Out of the gloom, through the arched doorway into the sunlight moved the cart with its jingling, jangling bells. Glossy-haired women with their baskets made way for it and the cart bumped down over the curb. Teamsters drew aside their heavy-hoofed horses. Peddlers rolled their push-carts back to the curb.

"The street opens when we work together," laughed Great Taylor.

"Who is she talking to?" asked the people.

"Talking to herself," the ignorant replied.

"And why is she looking up like that?"

"Looking for junk."

"And why does she laugh?" they asked.

"Who knows? Who knows? Perhaps she's happy."

A song burst from her throat: "Rags," she sang, "old iron … bottles, and ra-ags…."

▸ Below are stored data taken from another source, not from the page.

+extern "C" int avr_moment_spectrum_fwd(const avr_render_params* p, int32_t B, const float* part,
+                                       int32_t n_split, const float* pl_table, const int32_t* shift,
+                                       const float* frac, const float* twiddle, void* workspace,
+                                       int64_t workspace_bytes, float* out, void* stream) {
+    if (int e = validate(p)) return e;
+    AVR_REQUIRE(B >= 1 && part && pl_table && shift && frac && twiddle && workspace && out,
+                "avr_moment_spectrum_fwd: null pointer");
+    const int S = p->n_samples, T = p->T, F = T / 2 + 1;
+    const MomentShape m = moment_shape(B, S, T);
+    const MomentWs w = moment_ws(workspace, m, B, T);
+    AVR_REQUIRE(workspace_bytes >= w.bytes, "avr_moment_spectrum_fwd: workspace too small");
+    const dim3 grid((unsigned)((T + kMomU - 1) / kMomU), (unsigned)m.G, (unsigned)B);
+    auto go = [&](auto kern) {
+        return launch("avr_moment_spectrum_fwd", kern, grid, dim3(kMomThreads), 0, as_stream(stream), part,
+                      pl_table, shift, frac, w.mp, (int)B, S, T, m.G, m.sg);
+    };
+    int e;
+    switch (n_split) {
+        case 1: e = go(moment_rows_kernel<1>); break;
+        case 2: e = go(moment_rows_kernel<2>); break;
+        case 4: e = go(moment_rows_kernel<4>); break;
+        case 8: e = go(moment_rows_kernel<8>); break;
+        case 16: e = go(moment_rows_kernel<16>); break;
+        default: return fail(AVR_E_ARG, "avr_moment_spectrum_fwd: n_split must be 1, 2, 4, 8 or 16");
+    }
+    if (e) return e;
+    float2* dst = m.KS == 1 ? reinterpret_cast<float2*>(out) : w.spart;
+    if (int e2 = launch("avr_moment_spectrum_fwd", moment_dft_kernel,
+                        dim3((unsigned)((F + kMdftBins - 1) / kMdftBins), (unsigned)m.KS, (unsigned)B),
+                        dim3(kMdftBins), (size_t)T * sizeof(float2), as_stream(stream), (const float*)w.mp,
+                        reinterpret_cast<const float2*>(twiddle), dst, (int)B, T, m.G, m.KS, m.kchunk))
+        return e2;
+    if (m.KS == 1) return 0;
+    return avr_spectrum_finalize(B, m.KS, F, reinterpret_cast<const float*>(w.spart), out, stream);
+}
+
 namespace avr {
 int launch_irfft(int B, int F, const float* spec, const float* spec2, const float* tw, float* ir,
                  float* ir2, void* stream) {
@@ -1053,6 +1289,10 @@
     AVR_REQUIRE(!ir || 2 * (p->T / 2) <= kIrfftMaxN, "avr_render_core_fwd: " AVR_IRFFT_LIMIT_TEXT);
     const CoreLayout L = core_layout(p, B, sig_dtype);
     AVR_REQUIRE(workspace_bytes >= L.bytes, "avr_render_core_fwd: workspace too small");
+    const bool moments = tab->spectrum_transform == AVR_SPECTRUM_MOMENTS;
+    AVR_REQUIRE(moments || tab->spectrum_transform == AVR_SPECTRUM_DENSE,
+                "avr_render_core_fwd: unknown spectrum_transform");
+    AVR_REQUIRE(!moments || tab->frac, "avr_render_core_fwd: the moment transform needs tables->frac");
     char* ws = reinterpret_cast<char*>(workspace);
     float* w = reinterpret_cast<float*>(ws + L.w);
     int32_t* delay = reinterpret_cast<int32_t*>(ws + L.delay);
@@ -1065,10 +1305,16 @@
     if (int e = avr_ray_reduce_fwd(p, B, signal, sig_dtype, w, delay, L.n_split, part, stream))
         return e;
     if (ev_end) (void)hipEventRecord(reinterpret_cast<hipEvent_t>(ev_end), s);
-    if (int e = avr_dft_phase_fwd(p, B, part, L.n_split, tab->pl_table, tab->shift, tab->phase, tab->twiddle,
-                                  L.k_split, spart, stream))
-        return e;
-    if (int e = avr_spectrum_finalize(B, L.P, p->T / 2 + 1, spart, out, stream)) return e;
+    if (moments) {
+        if (int e = avr_moment_spectrum_fwd(p, B, part, L.n_split, tab->pl_table, tab->shift, tab->frac,
+                                            tab->twiddle, ws + L.bytes, workspace_bytes - L.bytes, out, stream))
+            return e;
+    } else {
+        if (int e = avr_dft_phase_fwd(p, B, part, L.n_split, tab->pl_table, tab->shift, tab->phase, tab->twiddle,
+                                      L.k_split, spart, stream))
+            return e;
+        if (int e = avr_spectrum_finalize(B, L.P, p->T / 2 + 1, spart, out, stream)) return e;
+    }
     if (ir) {
         AVR_REQUIRE(tab->ir_twiddle, "avr_render_core_fwd: ir requested without ir_twiddle");
         return avr_irfft(B, p->T / 2 + 1, out, tab->ir_twiddle, ir, stream);
diff --git a/avr_amd/renderer.py b/avr_amd/renderer.py
--- a/avr_amd/renderer.py
+++ b/avr_amd/renderer.py
@@ -8,13 +8,15 @@
 import torch.nn as nn
 
 from . import _lib
-from ._lib import DTYPE_BF16, DTYPE_F16, DTYPE_F32, _ptr, _stream, render_params
+from ._lib import (DTYPE_BF16, DTYPE_F16, DTYPE_F32, SPECTRUM_DENSE, SPECTRUM_MOMENTS, _ptr, _stream,
+                   render_params)
 from .options import tuning_env
 from .wcache import cache_lookup, cache_store, capturing, cast_weight
 
 
 _RENDER_KEYS = ("n_samples", "near", "far", "n_azi", "n_ele", "speed", "fs", "pathloss",
                 "xyz_min", "xyz_max")
+SPECTRUM_TRANSFORMS = {"moments": SPECTRUM_MOMENTS, "dense": SPECTRUM_DENSE}
 
 
 class _NoGuard:
@@ -71,11 +73,22 @@
                 _lib.call("avr_ir_twiddle", n, _ptr(self.ir_twiddle), st)
         shifts = self.shift.cpu()
         self.max_shift = int(shifts.max().item()) if S > 0 else 0
-        self.ptrs = _lib.TablePtrs(self.d_vals.data_ptr(), self.shift.data_ptr(),
-                                   self.pl.data_ptr(), self.phase.data_ptr(),
-                                   self.twiddle.data_ptr(),
-                                   self.ir_twiddle.data_ptr() if n >= 2 else None)
+        self.ptrs = {code: _lib.TablePtrs(self.d_vals.data_ptr(), self.shift.data_ptr(),
+                                          self.pl.data_ptr(), self.phase.data_ptr(),
+                                          self.twiddle.data_ptr(),
+                                          self.ir_twiddle.data_ptr() if n >= 2 else None,
+                                          self.frac.data_ptr(), code)
+                     for code in SPECTRUM_TRANSFORMS.values()}
         self._layouts = {}
+        self._moment_ws = {}
+
+    def moment_workspace(self, p, B):
+        v = self._moment_ws.get(B)
+        if v is None:
+            n = ctypes.c_int64(0)
+            _lib.call("avr_moment_spectrum_workspace", ctypes_ref(p), B, ctypes.byref(n))
+            v = self._moment_ws[B] = int(n.value)
+        return v
 
     def core_layout(self, p, B, sig_code):
         key = (p.n_rays, B, sig_code) + tuning_env()
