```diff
@@ -788,6 +822,7 @@
     { "spec_dedupe", &WfTuning::spec_dedupe, 0, 1 },       { "spec_keys", &WfTuning::spec_keys, 1, 16 },
     { "spec_epochs", &WfTuning::spec_epochs, 1, 0xFFFF },   { "probe", &WfTuning::probe, 0, 1 },
     { "probe_max_objects", &WfTuning::probe_max_objects, 0, 4096 }, { "probe_lights", &WfTuning::probe_lights, 0, 1 },
+    { "surf_record", &WfTuning::surf_record, 0, 1 },
 };
 
 static WfHost* WfGetHost(cgpt_ctx* ctx)
@@ -907,7 +942,7 @@
     uint32_t shade_chunk = h->tune.shade_chunk;
     const bool chains = h->tune.spec_dedupe && !count && !brute;
     const size_t spec_entries = chains ? (size_t)n_pixels * h->tune.spec_keys : 0u;
-    const size_t kBytesPerPath = 160 + 32 * (size_t)brute_levels;
+    const size_t kBytesPerPath = 168 + 32 * (size_t)brute_levels;
     size_t free_b = 0, total_b = 0;
     LAUNCH_TRY(hipMemGetInfo(&free_b, &total_b));
     const size_t held_bytes = (size_t)h->held_pools * PoolBytes(h->held);
@@ -977,6 +1012,7 @@
         if (wf.n_bands > 1u)
             wf.band_magic = (uint32_t)std::min<uint64_t>(0xFFFFFFFFull, (((uint64_t)wf.n_bands << 32) + wf.n_paths - 1u) / wf.n_paths);
         wf.retire_misses = h->tune.retire_misses && args_in.settings.debug_mode == 0u ? 1u : 0u;
+        wf.surf_on = h->tune.surf_record && !count && !xform && !tree ? 1u : 0u;
         if (!chains) wf.spec_tab = nullptr;
         wf.spec_keys = h->tune.spec_keys;
         wf.probe = h->tune.probe && !count && !xform && !tree && args_in.settings.debug_mode == 0u && args_in.scene.n_objects <= h->tune.probe_max_objects ? 1u : 0u;
@@ -1072,7 +1108,8 @@
     DevBuf<float4> dA, dB, dC, d_en;
     DevBuf<uint8_t> d_flag;
     DevBuf<uint32_t> d_list_ext, d_list_sh, d_plan, d_overflow;
-    HIP_TRY(ctx, dA.Alloc(2 * (size_t)cap)); HIP_TRY(ctx, dB.Alloc(2 * (size_t)cap)); HIP_TRY(ctx, dC.Alloc(2 * (size_t)cap));
+    HIP_TRY(ctx, dA.Alloc(2 * (size_t)cap)); HIP_TRY(ctx, dB.Alloc(2 * (size_t)cap));
+    HIP_TRY(ctx, dC.Alloc(2 * (size_t)cap + ((size_t)cap + 1u) / 2u));
     HIP_TRY(ctx, d_en.Alloc(cap)); HIP_TRY(ctx, d_flag.Alloc(cap));
     HIP_TRY(ctx, d_list_ext.Alloc(cap)); HIP_TRY(ctx, d_list_sh.Alloc(cap));
     HIP_TRY(ctx, d_plan.Alloc(2 + 2 * (size_t)kMaxBands)); HIP_TRY(ctx, d_overflow.Alloc(s.tl.overflow_words));
```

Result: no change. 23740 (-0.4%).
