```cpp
template <bool GROUPED, bool DIRECT>
__device__ __forceinline__ bool ws_refine_lane(TailArgs a, const WsArgs& w, double (*red)[TAIL_WAVES], WsSolveLds& sh) {
  double (&delta)[WS_KCAP] = sh.delta;
  double (&uim)[WS_KCAP] = sh.uim;
  int (&nz)[WS_KCAP] = sh.nz;
  int& nnz_s = sh.nnz;
  double (&part)[WS_THREADS] = sh.part;
  double (&Gl)[WS_KLDS * WS_KLDS] = sh.Gl;
  NtShared& nts = sh.nts;
  double (&nv)[WS_KCAP] = sh.nv;
  int (&act)[WS_KCAP] = sh.act;
  int (&rank_of)[WS_KCAP] = sh.rank_of;
  int& m_s = sh.m;
  double (&xsl)[WS_KCAP] = sh.xsl;
  double (&rgl)[WS_KCAP] = sh.rgl;
  double (&pbl)[WS_KCAP] = sh.pbl;
  double& scale2_s = sh.scale2;
  const int lane_id = blockIdx.x;
  PathCtl* ctl = a.ctl + lane_id;
  WsCtl* ws = w.ws;
  if (!ws->valid || ws->building || ws->disabled) return true;
  const int tid = threadIdx.x;
  const int p = a.p;
  const int K = __builtin_amdgcn_readfirstlane(ws->K);
  const int set = w.set_of[lane_id];
  const double* Gm = w.Gm + (int64_t)set * (WS_KCAP * WS_KCAP);
  {
    const int64_t off = (int64_t)lane_id * a.ld;
    a.beta += off; a.z += off; a.zprev += off; a.gprev += off;
    a.a0 += off; a.b0 += off; a.d0 += off;
    a.pts += ctl->pt_off;
  }
  if (ws->stale) {
    double out[1] = {0.0};
    for (int j = tid; j < p; j += WS_THREADS)
      if (w.pos[j] < 0 && a.z[j] != a.zprev[j]) out[0] += 1.0;
    block_sum<1>(out, red);
    if (out[0] != 0.0) return true;
  }
  const int point_now = ctl->point + ctl->pt_off;
  const int reps = (ws->last_point[lane_id] == point_now && ws->last_cols[lane_id] == ws->Kreal) ? ws->repeats[lane_id] : 0;
  if (reps >= WS_MAX_REPEATS) return true;
  const int hard_now = w.hard_call ? ws->hard : ws->hard_lane[lane_id];
  if (!DIRECT && w.nt != nullptr && hard_now != 0) {
    if (tid == 0) ws->want_full[lane_id] = 1;
    return false;
  }

  unsigned long long tk_s = wall_clock64();
  auto mark = [&](int slot) {
    if (tid == 0 && lane_id == 0) {
      const unsigned long long now = wall_clock64();
      ws->solve_ticks[slot] += now - tk_s;
      tk_s = now;
    }
  };
  const slm_path_point pt = a.pts[ctl->point];
  const int mode = ctl->mode;
  const double tol = ctl->tol;
  const bool group_pen = (pt.sb != 0.0) || (pt.sd != 0.0);
  const bool g_lds = K <= WS_KLDS;
  if (g_lds) {
    for (int e = tid; e < K * K; e += WS_THREADS) {
      const int r = e / K, c = e - r * K;
      Gl[e] = Gm[r * WS_KCAP + c];
    }
  }

  const int tsh = K <= 256 ? 2 : 1;
  const int TPC = 1 << tsh;
  const int KP = WS_THREADS >> tsh;
// ... 891 lines not shown
```

Measured before the change: 17170.

## Compute only lower-triangular Gram tiles and mirror them in the reduce

The working-set Gram kernel now skips MFMA work and partial-sum stores for tiles above the diagonal. The partial buffer and the reduce grid shrink to the triangular tile count, and the reduce writes each element to both symmetric positions. This roughly halves the Gram compute and the partial-buffer traffic. The cost is more indexing logic, including a linear search for the triangular index, plus some wave-assignment swizzling in the row-split path.

```diff
diff --git a/sparse-lm_amd/csrc/engine_path.hip b/sparse-lm_amd/csrc/engine_path.hip
--- a/sparse-lm_amd/csrc/engine_path.hip
+++ b/sparse-lm_amd/csrc/engine_path.hip
@@ -735,7 +735,7 @@
     dfree(ds->ws_part); dfree(ds->ws_G); dfree(ds->ws_Gx);
     ds->ws_sets = 0;
     if (sharded) SLM_TRY(dalloc(&ds->ws_Gx, (size_t)n_sets * WS_KCAP * WS_KCAP + STOP_WORDS));
-    SLM_TRY(dalloc(&ds->ws_part, (size_t)ws_nblk_most * n_sets * WS_KCAP * WS_KCAP));
+    SLM_TRY(dalloc(&ds->ws_part, (size_t)ws_nblk_most * n_sets * WS_TRI_TILES * 256));
     SLM_TRY(dalloc(&ds->ws_G, (size_t)n_sets * WS_KCAP * WS_KCAP));
     ds->ws_sets = n_sets;
   }
@@ -857,7 +857,7 @@
                        wa);
     if (wa.Gx)
       (void)hipMemsetAsync(wa.Gx, 0, sizeof(double) * (size_t)wa.n_sets * WS_KCAP * WS_KCAP, s);
-    hipLaunchKernelGGL(ws_gram_reduce_kernel, dim3(WS_TILES * WS_TILES, (unsigned)wa.n_sets), dim3(256),
+    hipLaunchKernelGGL(ws_gram_reduce_kernel, dim3(WS_TRI_TILES, (unsigned)wa.n_sets), dim3(256),
                        0, s, wa);
     }
     if (wa.Gx) {
diff --git a/sparse-lm_amd/csrc/ws_kernels.hpp b/sparse-lm_amd/csrc/ws_kernels.hpp
--- a/sparse-lm_amd/csrc/ws_kernels.hpp
+++ b/sparse-lm_amd/csrc/ws_kernels.hpp
@@ -11,6 +11,7 @@
 constexpr int WS_KCAP = 512;
 constexpr int WS_KLDS = 112;
 constexpr int WS_TILES = WS_KCAP / 16;
+constexpr int WS_TRI_TILES = WS_TILES * (WS_TILES + 1) / 2;
 constexpr int WS_THREADS = 1024;
 constexpr int WS_INNER_MAX = 400;
 constexpr int WS_BB_ITERS = 14;
@@ -822,12 +823,14 @@
   const int zhi = slice >> 2;
   if (8 * (slice & 3) >= tiles) continue;
   if (row_split ? (tile_lo + 4 * zhi >= tiles) : (zhi >= 2)) continue;
-  const int wj = 2 * (slice & 3) + (wave & 1);
+  const int wj = 2 * (slice & 3) + ((wave & 1) ^ (row_split ? (zhi & 1) : 0));
   const int ntj = min(4, max(0, tiles - 4 * wj));
   const int ibase = row_split ? tile_lo + 4 * zhi : 4 * (4 * zhi + (wave >> 1));
+  if (row_split && 8 * (slice & 3) > min(tiles - 1, ibase + 3)) continue;
   const int ti_lo = row_split ? 0 : max(0, tile_lo - ibase);
   const int nti = min(4, max(0, tiles - ibase));
-  const bool active = ti_lo < nti && ntj > 0;
+  auto lower = [&](int ti, int tj) { return 4 * wj + tj <= ibase + ti; };
+  const bool active = ti_lo < nti && ntj > 0 && lower(nti - 1, 0);
   if (!row_split && !active) continue;
   ws_d4 acc[4][4];
 #pragma unroll
@@ -860,7 +863,7 @@
           const double a = av[ti] * wgt;
 #pragma unroll
           for (int tj = 0; tj < 4; ++tj)
-            if (tj < ntj) acc[ti][tj] = __builtin_amdgcn_mfma_f64_16x16x4f64(a, bv[tj], acc[ti][tj], 0, 0, 0);
+            if (tj < ntj && lower(ti, tj)) acc[ti][tj] = __builtin_amdgcn_mfma_f64_16x16x4f64(a, bv[tj], acc[ti][tj], 0, 0, 0);
         }
       }
     };
@@ -886,7 +889,7 @@
         for (int ti = 0; ti < 4; ++ti)
 #pragma unroll
           for (int tj = 0; tj < 4; ++tj) {
-            if (ti < nti && tj < ntj) {
+            if (ti < nti && tj < ntj && lower(ti, tj)) {
               if (round > 0) acc[ti][tj] += comb[wave & 1][ti * 4 + tj][lane];
               if (round < 3) comb[wave & 1][ti * 4 + tj][lane] = acc[ti][tj];
             }
@@ -901,9 +904,10 @@
     if (ti < ti_lo || ti >= nti) continue;
 #pragma unroll
     for (int tj = 0; tj < 4; ++tj) {
-      if (tj >= ntj) continue;
-      const int64_t tile = (int64_t)(ibase + ti) * WS_TILES + (4 * wj + tj);
-      double* out = w.part + (((int64_t)set * (WS_TILES * WS_TILES) + tile) * w.nblk + b) * 256;
+      if (tj >= ntj || !lower(ti, tj)) continue;
+      const int I = ibase + ti;
+      const int64_t tile = (int64_t)I * (I + 1) / 2 + (4 * wj + tj);
+      double* out = w.part + (((int64_t)set * WS_TRI_TILES + tile) * w.nblk + b) * 256;
 #pragma unroll
       for (int r = 0; r < 4; ++r) out[(kk + 4 * r) * 16 + c] = acc[ti][tj][r];
     }
@@ -919,12 +923,15 @@
   const int K = ws->K;
   const int row_lo = (ws->k_new >> 4) << 4;
   const int set = blockIdx.y;
-  const int tile = blockIdx.x, I = tile / WS_TILES, J = tile % WS_TILES;
+  const int tile = blockIdx.x;
+  int I = 0;
+  while ((I + 1) * (I + 2) / 2 <= tile) ++I;
+  const int J = tile - I * (I + 1) / 2;
   const int tiles = K >> 4, I_lo = row_lo >> 4;
-  if (I < I_lo || I >= tiles || J >= tiles) return;
+  if (I < I_lo || I >= tiles) return;
   const int i = 16 * I + (threadIdx.x >> 4), j = 16 * J + (threadIdx.x & 15);
   {
-    const double* src = w.part + (((int64_t)set * (WS_TILES * WS_TILES) + tile) * w.nblk) * 256 + threadIdx.x;
+    const double* src = w.part + (((int64_t)set * WS_TRI_TILES + tile) * w.nblk) * 256 + threadIdx.x;
     double s4[4] = {0.0, 0.0, 0.0, 0.0};
     int b = 0;
     if (w.owner != nullptr) {
@@ -932,7 +939,7 @@
       static_assert(sizeof(off_s) >= 8 * 512, "nblk <= 512");
       for (int bb = threadIdx.x; bb < w.nblk; bb += 256) {
         const int o = w.owner[(int64_t)set * w.nblk + bb];
-        off_s[bb] = o < 0 ? -1 : (int64_t)(o - set) * (WS_TILES * WS_TILES) * w.nblk * 256;
+        off_s[bb] = o < 0 ? -1 : (int64_t)(o - set) * WS_TRI_TILES * w.nblk * 256;
       }
       __syncthreads();
       for (; b + 32 <= w.nblk; b += 32) {
@@ -960,13 +967,15 @@
     for (; b < w.nblk; ++b) s4[b & 3] += src[(int64_t)b * 256];
     double s = ((s4[0] + s4[1]) + (s4[2] + s4[3])) * w.inv_n[set];
     double* Gs = (w.Gx ? w.Gx : w.Gm) + (int64_t)set * (WS_KCAP * WS_KCAP);
-    Gs[i * WS_KCAP + j] = s;
-    if (j < row_lo) Gs[j * WS_KCAP + i] = s;
+    if (j <= i) {
+      Gs[i * WS_KCAP + j] = s;
+      Gs[j * WS_KCAP + i] = s;
+    }
   }
   __threadfence();
   __syncthreads();
   if (threadIdx.x == 0) {
-    const int total = (tiles - I_lo) * tiles * (int)gridDim.y;
+    const int total = (tiles * (tiles + 1) - I_lo * (I_lo + 1)) / 2 * (int)gridDim.y;
     if (atomicAdd(&ws->counter, 1) + 1 == total) {
       ws->counter = 0;
       if (w.Gx) {
```

Result: no change. 17240 (median of 6 runs) (+0.4%).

People inside their houses heard her song and the bells of her cart. "It's nothing," they laughed, "it's only Great Taylor." A woman came to a window and waved an object that glinted in the sunlight. "How much?" she called down. But Great Taylor seemed not to hear. A child ran out with a bundle in her arms. "Rags," called the child, then stepped back out of the way, wondering. Great Taylor was passing on. An elevated train sent down a cataract of noise, but her song rose above it: "Rags … old iron…." And when she reached the avenue a policeman with a yellow emblematic wheel embroidered on his sleeve held up his hand and stopped the traffic of the Devil's Own city to let Great Taylor pass.

And so, like a female Colossus, she strode slowly across the city, her head tilted, her eyes looking up from the cavernous streets—up beyond the lofty roofs of houses, her voice becoming fainter and fainter: "Rags … old iron … bottles and ra-ags …" until the God of those who fall fighting in the battle of life reached down and, drawing the sword, threw away the scabbard.